**PROVIDED RECORDS**
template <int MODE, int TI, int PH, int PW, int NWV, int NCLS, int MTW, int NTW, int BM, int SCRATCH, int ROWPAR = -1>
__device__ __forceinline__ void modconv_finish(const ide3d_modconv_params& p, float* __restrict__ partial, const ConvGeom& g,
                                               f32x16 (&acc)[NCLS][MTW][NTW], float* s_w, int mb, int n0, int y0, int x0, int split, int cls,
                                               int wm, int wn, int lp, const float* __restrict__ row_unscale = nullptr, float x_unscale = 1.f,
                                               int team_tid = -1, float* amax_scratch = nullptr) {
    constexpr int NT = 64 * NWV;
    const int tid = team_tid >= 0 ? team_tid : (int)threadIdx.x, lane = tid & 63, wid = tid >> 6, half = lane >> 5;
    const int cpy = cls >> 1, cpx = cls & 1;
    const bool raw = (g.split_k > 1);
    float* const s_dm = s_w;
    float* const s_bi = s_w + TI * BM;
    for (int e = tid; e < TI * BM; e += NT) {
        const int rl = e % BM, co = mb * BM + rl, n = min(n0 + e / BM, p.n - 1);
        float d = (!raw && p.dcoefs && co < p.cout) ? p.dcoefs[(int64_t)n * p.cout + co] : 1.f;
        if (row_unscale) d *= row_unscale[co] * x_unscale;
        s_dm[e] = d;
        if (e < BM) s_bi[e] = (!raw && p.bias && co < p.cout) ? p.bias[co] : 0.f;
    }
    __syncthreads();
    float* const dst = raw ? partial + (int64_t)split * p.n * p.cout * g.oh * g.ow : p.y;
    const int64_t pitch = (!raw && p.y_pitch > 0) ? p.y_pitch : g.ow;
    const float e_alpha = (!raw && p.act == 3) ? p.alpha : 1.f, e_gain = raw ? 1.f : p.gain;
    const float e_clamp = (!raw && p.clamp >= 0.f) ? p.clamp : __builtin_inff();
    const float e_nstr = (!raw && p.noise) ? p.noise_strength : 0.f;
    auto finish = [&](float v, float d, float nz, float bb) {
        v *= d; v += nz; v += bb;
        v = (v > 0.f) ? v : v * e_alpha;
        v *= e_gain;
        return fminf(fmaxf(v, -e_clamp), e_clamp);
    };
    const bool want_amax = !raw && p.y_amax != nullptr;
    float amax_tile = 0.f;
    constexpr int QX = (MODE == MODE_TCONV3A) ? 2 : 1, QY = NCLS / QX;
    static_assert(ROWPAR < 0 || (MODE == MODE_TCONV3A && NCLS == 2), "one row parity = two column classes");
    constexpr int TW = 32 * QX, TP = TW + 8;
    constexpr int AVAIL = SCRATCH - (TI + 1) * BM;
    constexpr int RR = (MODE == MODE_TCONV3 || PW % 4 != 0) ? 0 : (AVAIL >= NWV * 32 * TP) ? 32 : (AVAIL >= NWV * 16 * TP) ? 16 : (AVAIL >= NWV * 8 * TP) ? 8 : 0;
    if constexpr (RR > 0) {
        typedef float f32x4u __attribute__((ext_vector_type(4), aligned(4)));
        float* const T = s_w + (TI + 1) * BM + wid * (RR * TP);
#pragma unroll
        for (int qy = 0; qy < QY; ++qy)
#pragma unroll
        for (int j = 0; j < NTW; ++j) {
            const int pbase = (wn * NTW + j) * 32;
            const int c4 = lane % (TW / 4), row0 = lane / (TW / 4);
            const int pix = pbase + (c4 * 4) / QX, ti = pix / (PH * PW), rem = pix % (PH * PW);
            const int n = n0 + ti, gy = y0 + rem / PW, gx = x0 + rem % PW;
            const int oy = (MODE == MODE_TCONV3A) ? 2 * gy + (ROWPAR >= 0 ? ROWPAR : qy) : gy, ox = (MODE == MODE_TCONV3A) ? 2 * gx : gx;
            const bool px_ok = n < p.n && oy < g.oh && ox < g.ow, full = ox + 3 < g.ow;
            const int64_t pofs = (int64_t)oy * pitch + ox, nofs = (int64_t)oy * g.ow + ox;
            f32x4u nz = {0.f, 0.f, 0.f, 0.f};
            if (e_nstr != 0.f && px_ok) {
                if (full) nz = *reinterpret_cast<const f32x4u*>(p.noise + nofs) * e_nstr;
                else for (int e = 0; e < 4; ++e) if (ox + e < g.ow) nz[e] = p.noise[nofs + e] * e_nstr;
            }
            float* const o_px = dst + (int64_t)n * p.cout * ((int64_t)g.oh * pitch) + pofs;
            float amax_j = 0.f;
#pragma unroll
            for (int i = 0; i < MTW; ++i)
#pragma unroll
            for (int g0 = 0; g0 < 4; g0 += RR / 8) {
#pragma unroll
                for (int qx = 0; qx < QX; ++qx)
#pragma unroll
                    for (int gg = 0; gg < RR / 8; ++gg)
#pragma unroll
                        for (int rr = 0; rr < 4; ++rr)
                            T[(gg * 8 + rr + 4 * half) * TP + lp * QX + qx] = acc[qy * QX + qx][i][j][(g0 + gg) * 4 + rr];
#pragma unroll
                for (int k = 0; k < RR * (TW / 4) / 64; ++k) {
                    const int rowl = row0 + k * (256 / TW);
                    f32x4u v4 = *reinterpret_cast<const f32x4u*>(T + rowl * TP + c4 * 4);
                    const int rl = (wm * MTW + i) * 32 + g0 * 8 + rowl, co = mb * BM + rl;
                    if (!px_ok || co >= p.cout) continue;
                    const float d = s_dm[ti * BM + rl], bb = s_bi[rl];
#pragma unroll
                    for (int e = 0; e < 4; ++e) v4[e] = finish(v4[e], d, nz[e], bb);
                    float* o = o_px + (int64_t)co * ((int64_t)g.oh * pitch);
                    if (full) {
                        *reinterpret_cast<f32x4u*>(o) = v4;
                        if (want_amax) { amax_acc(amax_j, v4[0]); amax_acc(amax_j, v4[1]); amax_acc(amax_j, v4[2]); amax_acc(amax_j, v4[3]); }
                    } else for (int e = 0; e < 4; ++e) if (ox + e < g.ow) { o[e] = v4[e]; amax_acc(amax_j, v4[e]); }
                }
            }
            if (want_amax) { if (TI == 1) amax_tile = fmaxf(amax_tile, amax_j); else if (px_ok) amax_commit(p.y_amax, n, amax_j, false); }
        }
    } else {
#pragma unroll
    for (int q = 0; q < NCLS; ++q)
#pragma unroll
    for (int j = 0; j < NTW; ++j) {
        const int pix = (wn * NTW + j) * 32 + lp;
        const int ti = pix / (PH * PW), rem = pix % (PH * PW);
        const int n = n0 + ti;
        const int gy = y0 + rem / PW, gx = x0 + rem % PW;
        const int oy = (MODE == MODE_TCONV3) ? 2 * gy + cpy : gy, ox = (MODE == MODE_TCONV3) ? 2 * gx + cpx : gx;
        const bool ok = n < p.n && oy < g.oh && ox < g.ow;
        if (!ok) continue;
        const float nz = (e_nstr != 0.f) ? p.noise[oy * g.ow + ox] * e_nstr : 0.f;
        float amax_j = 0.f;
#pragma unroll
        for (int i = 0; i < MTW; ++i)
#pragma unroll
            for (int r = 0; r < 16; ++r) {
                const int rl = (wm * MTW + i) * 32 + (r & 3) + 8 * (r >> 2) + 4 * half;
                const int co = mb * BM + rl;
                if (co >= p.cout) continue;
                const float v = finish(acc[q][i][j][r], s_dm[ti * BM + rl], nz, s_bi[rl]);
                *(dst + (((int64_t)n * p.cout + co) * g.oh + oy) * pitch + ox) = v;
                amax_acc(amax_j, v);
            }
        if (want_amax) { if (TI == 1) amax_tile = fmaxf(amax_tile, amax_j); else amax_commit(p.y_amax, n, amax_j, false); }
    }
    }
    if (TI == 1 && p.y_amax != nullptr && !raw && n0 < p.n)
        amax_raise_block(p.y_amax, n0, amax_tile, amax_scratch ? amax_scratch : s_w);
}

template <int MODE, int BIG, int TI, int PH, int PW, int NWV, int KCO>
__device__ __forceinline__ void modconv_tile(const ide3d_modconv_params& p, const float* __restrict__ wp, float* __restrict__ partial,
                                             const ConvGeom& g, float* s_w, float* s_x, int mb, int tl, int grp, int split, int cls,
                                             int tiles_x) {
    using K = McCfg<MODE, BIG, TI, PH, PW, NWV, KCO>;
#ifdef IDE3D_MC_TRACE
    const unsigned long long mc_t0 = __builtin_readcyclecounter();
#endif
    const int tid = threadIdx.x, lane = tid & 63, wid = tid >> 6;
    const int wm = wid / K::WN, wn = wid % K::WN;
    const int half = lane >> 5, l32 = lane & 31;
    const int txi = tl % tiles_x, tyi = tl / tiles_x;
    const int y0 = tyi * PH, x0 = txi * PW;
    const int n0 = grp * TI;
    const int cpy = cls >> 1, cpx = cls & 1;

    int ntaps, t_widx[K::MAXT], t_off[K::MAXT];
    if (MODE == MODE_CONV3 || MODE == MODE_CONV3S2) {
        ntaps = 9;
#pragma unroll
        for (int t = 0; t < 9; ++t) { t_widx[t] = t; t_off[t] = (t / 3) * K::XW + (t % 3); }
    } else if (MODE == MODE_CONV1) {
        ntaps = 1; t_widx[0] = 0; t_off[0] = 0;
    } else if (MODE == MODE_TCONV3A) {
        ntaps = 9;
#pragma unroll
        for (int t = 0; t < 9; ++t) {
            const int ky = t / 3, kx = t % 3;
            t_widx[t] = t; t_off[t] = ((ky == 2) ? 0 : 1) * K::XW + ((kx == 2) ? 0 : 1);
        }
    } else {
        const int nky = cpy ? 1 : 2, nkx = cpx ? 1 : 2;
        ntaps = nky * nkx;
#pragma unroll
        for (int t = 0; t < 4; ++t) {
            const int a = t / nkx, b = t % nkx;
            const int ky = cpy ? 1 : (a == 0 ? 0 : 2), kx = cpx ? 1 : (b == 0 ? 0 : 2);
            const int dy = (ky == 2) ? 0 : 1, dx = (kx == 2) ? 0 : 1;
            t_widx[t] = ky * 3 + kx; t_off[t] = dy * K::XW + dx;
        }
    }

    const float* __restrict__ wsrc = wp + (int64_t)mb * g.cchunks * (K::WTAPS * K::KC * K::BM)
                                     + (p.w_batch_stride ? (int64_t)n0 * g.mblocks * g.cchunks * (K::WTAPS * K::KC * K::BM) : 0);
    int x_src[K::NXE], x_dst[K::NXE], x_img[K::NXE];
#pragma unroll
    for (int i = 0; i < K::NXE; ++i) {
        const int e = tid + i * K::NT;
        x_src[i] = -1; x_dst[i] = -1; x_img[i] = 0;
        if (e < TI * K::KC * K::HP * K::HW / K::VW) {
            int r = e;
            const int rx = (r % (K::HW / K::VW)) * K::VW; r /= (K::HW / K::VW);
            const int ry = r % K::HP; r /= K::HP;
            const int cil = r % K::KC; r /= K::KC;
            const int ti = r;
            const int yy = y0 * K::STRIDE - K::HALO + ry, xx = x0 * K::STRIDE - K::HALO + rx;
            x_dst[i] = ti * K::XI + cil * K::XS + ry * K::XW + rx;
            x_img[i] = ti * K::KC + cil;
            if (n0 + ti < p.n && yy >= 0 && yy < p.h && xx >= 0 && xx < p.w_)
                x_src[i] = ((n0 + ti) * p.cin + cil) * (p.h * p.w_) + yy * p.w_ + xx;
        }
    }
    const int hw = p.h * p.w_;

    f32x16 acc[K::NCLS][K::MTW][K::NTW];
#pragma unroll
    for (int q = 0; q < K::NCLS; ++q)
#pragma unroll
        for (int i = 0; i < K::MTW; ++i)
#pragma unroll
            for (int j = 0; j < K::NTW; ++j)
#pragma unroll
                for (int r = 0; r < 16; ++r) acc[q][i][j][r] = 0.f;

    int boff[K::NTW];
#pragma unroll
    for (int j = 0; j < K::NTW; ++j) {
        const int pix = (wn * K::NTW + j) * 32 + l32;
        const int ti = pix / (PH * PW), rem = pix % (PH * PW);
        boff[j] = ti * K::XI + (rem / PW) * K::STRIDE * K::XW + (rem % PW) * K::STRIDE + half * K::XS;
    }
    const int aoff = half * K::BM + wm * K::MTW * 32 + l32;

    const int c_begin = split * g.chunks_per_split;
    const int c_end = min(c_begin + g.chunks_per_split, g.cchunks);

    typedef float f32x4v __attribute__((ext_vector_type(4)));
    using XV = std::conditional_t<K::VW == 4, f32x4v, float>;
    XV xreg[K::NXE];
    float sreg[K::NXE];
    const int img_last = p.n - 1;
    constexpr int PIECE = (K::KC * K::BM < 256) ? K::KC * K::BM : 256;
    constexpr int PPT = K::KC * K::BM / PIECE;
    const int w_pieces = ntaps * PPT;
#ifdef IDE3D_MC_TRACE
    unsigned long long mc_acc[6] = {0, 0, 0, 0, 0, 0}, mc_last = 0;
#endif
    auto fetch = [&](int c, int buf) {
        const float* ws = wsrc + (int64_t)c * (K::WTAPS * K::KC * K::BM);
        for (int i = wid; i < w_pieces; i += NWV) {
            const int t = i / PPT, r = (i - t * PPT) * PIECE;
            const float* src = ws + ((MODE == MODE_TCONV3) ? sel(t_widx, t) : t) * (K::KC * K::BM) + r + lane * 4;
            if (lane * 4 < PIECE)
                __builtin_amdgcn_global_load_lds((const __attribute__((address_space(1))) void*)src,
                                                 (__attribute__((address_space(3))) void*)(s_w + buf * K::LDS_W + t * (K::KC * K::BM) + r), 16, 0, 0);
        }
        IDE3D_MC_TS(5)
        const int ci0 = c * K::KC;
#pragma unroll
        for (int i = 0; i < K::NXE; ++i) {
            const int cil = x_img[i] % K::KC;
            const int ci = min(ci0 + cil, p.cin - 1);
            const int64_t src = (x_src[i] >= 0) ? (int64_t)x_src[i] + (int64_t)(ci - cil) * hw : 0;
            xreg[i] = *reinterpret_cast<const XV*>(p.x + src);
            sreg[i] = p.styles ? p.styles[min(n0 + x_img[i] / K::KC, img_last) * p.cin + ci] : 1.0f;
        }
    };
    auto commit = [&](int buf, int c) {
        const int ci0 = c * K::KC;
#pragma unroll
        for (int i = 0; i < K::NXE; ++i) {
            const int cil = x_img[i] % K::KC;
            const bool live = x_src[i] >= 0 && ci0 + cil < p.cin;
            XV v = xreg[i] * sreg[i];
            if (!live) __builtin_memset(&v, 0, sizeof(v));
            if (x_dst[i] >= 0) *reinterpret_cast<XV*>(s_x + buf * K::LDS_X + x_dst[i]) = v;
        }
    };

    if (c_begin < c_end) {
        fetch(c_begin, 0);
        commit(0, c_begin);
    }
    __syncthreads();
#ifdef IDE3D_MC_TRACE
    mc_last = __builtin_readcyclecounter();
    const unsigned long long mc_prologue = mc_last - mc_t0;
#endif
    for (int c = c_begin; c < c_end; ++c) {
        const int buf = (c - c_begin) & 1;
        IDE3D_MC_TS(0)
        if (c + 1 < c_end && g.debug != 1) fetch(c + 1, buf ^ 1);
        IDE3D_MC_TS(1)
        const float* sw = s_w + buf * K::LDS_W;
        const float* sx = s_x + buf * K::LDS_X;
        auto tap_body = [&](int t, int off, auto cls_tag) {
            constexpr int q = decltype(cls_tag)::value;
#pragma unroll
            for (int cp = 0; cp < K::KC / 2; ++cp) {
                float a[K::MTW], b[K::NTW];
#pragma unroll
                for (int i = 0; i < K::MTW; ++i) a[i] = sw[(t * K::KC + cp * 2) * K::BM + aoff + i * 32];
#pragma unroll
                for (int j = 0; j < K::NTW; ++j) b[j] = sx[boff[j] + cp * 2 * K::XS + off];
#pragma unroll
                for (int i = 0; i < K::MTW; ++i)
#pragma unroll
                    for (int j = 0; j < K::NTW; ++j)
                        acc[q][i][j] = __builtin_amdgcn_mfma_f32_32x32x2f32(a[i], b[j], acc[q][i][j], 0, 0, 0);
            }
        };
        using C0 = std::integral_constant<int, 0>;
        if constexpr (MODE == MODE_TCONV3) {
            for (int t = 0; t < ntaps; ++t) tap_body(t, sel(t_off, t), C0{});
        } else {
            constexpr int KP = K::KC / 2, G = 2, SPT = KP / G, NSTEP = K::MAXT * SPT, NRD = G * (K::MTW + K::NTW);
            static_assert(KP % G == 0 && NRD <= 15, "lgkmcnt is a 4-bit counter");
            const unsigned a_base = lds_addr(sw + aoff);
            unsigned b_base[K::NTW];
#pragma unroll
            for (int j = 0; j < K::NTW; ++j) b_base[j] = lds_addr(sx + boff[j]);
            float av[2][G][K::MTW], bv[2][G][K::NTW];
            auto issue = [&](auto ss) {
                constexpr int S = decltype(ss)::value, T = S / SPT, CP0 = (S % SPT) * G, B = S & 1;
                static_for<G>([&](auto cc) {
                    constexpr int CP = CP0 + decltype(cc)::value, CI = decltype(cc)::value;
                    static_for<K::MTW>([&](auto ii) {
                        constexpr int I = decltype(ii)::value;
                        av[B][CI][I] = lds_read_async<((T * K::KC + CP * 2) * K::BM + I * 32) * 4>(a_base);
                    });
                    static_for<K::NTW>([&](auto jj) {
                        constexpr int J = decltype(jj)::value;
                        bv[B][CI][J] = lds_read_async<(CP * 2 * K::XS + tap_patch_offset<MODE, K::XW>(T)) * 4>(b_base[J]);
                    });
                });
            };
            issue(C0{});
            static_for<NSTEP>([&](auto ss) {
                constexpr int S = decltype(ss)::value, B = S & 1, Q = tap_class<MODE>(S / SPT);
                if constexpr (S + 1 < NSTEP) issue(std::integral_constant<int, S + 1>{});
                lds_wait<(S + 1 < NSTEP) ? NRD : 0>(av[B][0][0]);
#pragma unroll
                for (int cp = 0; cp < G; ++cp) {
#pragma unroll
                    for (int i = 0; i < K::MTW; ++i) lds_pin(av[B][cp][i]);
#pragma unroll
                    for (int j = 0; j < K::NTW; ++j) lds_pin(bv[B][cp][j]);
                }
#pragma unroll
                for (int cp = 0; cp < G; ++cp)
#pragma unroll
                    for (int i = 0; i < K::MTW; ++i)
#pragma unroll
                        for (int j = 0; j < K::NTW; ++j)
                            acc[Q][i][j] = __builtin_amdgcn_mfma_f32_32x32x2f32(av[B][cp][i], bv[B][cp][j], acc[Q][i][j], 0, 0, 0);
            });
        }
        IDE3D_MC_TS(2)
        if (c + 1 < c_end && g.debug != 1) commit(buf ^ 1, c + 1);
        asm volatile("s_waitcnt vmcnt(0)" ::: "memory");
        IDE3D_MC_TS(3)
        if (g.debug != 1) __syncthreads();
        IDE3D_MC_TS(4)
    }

**DIRECTIONS FOR THIS TASK**
What is needed is a word-for-word copy of the records above, from the first line through the line that contains "void modconv_finish(const ide3d_modconv_params&".

**ANSWER TO THIS EXERCISE**
template <int MODE, int TI, int PH, int PW, int NWV, int NCLS, int MTW, int NTW, int BM, int SCRATCH, int ROWPAR = -1>
__device__ __forceinline__ void modconv_finish(const ide3d_modconv_params& p, float* __restrict__ partial, const ConvGeom& g,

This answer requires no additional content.